# wongzbb/DiffMa-Diffusion-Mamba

Hardware: AMD Instinct MI355X
Metric: diffusion-steps/sec (DiffMa-L/2, 224x224, training; samples*steps/s) (higher is better)
Workload: dtype bf16 autocast (fp32 master weights, fp32 scan state); 1 GPU; DiffMa-L/2 DDP training step, 4x28x28 latents (196 tokens), batch 512/GPU; global_batch=512, seq_len=196, parallelism=dp1, gemm_tuning=file, world_size_seen_by_rccl=1

## Files before the change

### diffma-diffusion-mamba_amd/csrc/capi.hip

```cpp
#include "dm_common.h"
#include <cstdarg>
#include <cstdio>

namespace dm {
static thread_local char g_err[512] = "";
void set_error(const char* fmt, ...) {
    va_list ap;
    va_start(ap, fmt);
    vsnprintf(g_err, sizeof(g_err), fmt, ap);
    va_end(ap);
}
}

extern "C" int dm_abi_version(void) { return DM_ABI_VERSION; }
extern "C" const char* dm_last_error(void) { return dm::g_err; }
extern "C" const char* dm_build_info(void) {
#define DM_STR2(x) #x
#define DM_STR(x) DM_STR2(x)
    return "libdiffma_hip gfx950 (CDNA4, wave64) built " __DATE__ " " __TIME__ " hip " DM_STR(HIP_VERSION_MAJOR) "." DM_STR(
        HIP_VERSION_MINOR) "." DM_STR(HIP_VERSION_PATCH);
}
```

### diffma-diffusion-mamba_amd/csrc/conv_xproj.hip

```cpp
#include <cstdlib>
#include <type_traits>
#include "dm_mfma.h"

namespace dm {

constexpr int XP_TM = 16;
constexpr int XP_THREADS = 512;
constexpr int XP_PAD = 8;

template <typename T, typename TW, int W, bool SILU, int KSTEPS, bool IDX>
__global__ __launch_bounds__(XP_THREADS, 4) void conv_xproj_fwd_kernel(const dm_conv_xproj_fwd_args p) {
    constexpr int D = KSTEPS * 32;
    constexpr int KH = KSTEPS / 2;
    constexpr int ROW = D + XP_PAD;
    static_assert(KSTEPS % 2 == 0 && D <= 2 * XP_THREADS, "dim must be a multiple of 64 and at most 1024");
    __shared__ __attribute__((aligned(16))) uint16_t tile[2][XP_TM * ROW];
    __shared__ __attribute__((aligned(16))) f32x4 red[4][WAVE];

    const int tid = threadIdx.x;
    const int wave = __builtin_amdgcn_readfirstlane(tid >> 6), lane = tid & 63;
    const int nt = wave & 3, kh = wave >> 2;
    const int g = lane >> 4, ij = lane & 15;
    const int b = (int)blockIdx.x / p.ndir;
    const int dir = (int)blockIdx.x % p.ndir;
    const int s = dir * p.batch + b;
    const int L = p.seqlen;
    const cptr<int32_t> idx = IDX ? as_const(p.row_index + (int64_t)dir * L) : nullptr;
    const bool act = (D == 2 * XP_THREADS) ? true : (2 * tid < D);
    const int c = act ? 2 * tid : 0;
    const rsrc_t r_x = make_rsrc((const T*)p.x + (int64_t)b * p.x_sb);
    const rsrc_t r_o = make_rsrc((T*)p.out + (int64_t)s * p.o_ss);
    const int vo = c * (int)sizeof(T);
    const int sl_x = (int)p.x_sl * (int)sizeof(T), sl_o = (int)p.o_sl * (int)sizeof(T);
    const rsrc_t r_xd = make_rsrc((T*)p.xdbl + (int64_t)s * L * p.xd_sr);
    const int sr_xd = (int)p.xd_sr * (int)sizeof(T);

    const int ncol = p.nproj;
    const int col = nt * 16 + ij;
    const bool wave_on = nt * 16 < ncol;
    u32x4_t bfrag[KH];
    {
        const rsrc_t r_wx = __builtin_amdgcn_make_buffer_rsrc(const_cast<void*>(p.wx), 0, ncol * D * (int)sizeof(T), 0x00020000);
#pragma unroll
        for (int kk = 0; kk < KH; ++kk) {
            const auto q = __builtin_amdgcn_raw_buffer_load_b128(r_wx, (col * D + (kh * KH + kk) * 32 + g * 8) * (int)sizeof(T), 0, 0);
            bfrag[kk] = (u32x4_t){q[0], q[1], q[2], q[3]};
        }
    }

    float w[W][2], bias[2], win[W - 1][2];
#pragma unroll
    for (int v = 0; v < 2; ++v) {
#pragma unroll
        for (int j = 0; j < W; ++j) w[j][v] = io<TW>::ld((const TW*)p.weight + (int64_t)(c + v) * W + j);
        bias[v] = p.bias ? io<TW>::ld((const TW*)p.bias + c + v) : 0.0f;
#pragma unroll
        for (int j = 0; j < W - 1; ++j) win[j][v] = 0.0f;
    }

    auto load_half = [&](int l0, int h, uint32_t(&xin)[XP_TM]) {
#pragma unroll
        for (int j = h * (XP_TM / 2); j < (h + 1) * (XP_TM / 2); ++j) {
            int l = l0 + j;
            l = l < L ? l : L - 1;
            const int r = IDX ? idx[l] : l;
            xin[j] = __builtin_amdgcn_raw_buffer_load_b32(r_x, vo, r * sl_x, 0);
        }
    };
// ... 19 lines not shown
#pragma unroll
                for (int k = 0; k < W - 2; ++k) win[k][v] = win[k + 1][v];
                if (W > 1) win[W - 2][v] = xv[v];
            }
            const uint32_t pk = valid ? mfma<T>::pack(acc[0], acc[1]) : 0u;
            if (act) {
                *reinterpret_cast<uint32_t*>(tl + j * ROW + c) = pk;
                if (valid) __builtin_amdgcn_raw_buffer_store_b32(pk, r_o, vo, (l0 + j) * sl_o, 0);
            }
        }
        if (t + 1 < ntile) load_half(l0 + XP_TM, h, xin);
    };
    for (int t = 0; t < ntile; ++t) {
        const int l0 = t * XP_TM;
        uint16_t* const tl = tile[t & 1];
        conv_half(t, 0);
        conv_half(t, 1);
        __syncthreads();
        f32x4 acc = {0.f, 0.f, 0.f, 0.f};
        if (wave_on) {
#pragma unroll
            for (int kk = 0; kk < KH; ++kk) {
                const u32x4_t a = *reinterpret_cast<const u32x4_t*>(tl + ij * ROW + (kh * KH + kk) * 32 + g * 8);
                acc = mfma<T>::m16(a, bfrag[kk], acc);
            }
            if (kh == 1) red[nt][lane] = acc;
        }
        __syncthreads();
        if (wave_on && kh == 0 && col < ncol) {
            const f32x4 o = acc + red[nt][lane];
#pragma unroll
            for (int r = 0; r < 4; ++r) {
                const int l = l0 + 4 * g + r;
                if (l < L) bio<T>::st(r_xd, l * sr_xd + col * (int)sizeof(T), 0, o[r]);
            }
        }
    }
}
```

──────

Task objective
If the string "return" appears in a line of the entries, report the line.

Exercise solution
extern "C" int dm_abi_version(void) { return DM_ABI_VERSION; }
extern "C" const char* dm_last_error(void) { return dm::g_err; }
    return "libdiffma_hip gfx950 (CDNA4, wave64) built " __DATE__ " " __TIME__ " hip " DM_STR(HIP_VERSION_MAJOR) "." DM_STR(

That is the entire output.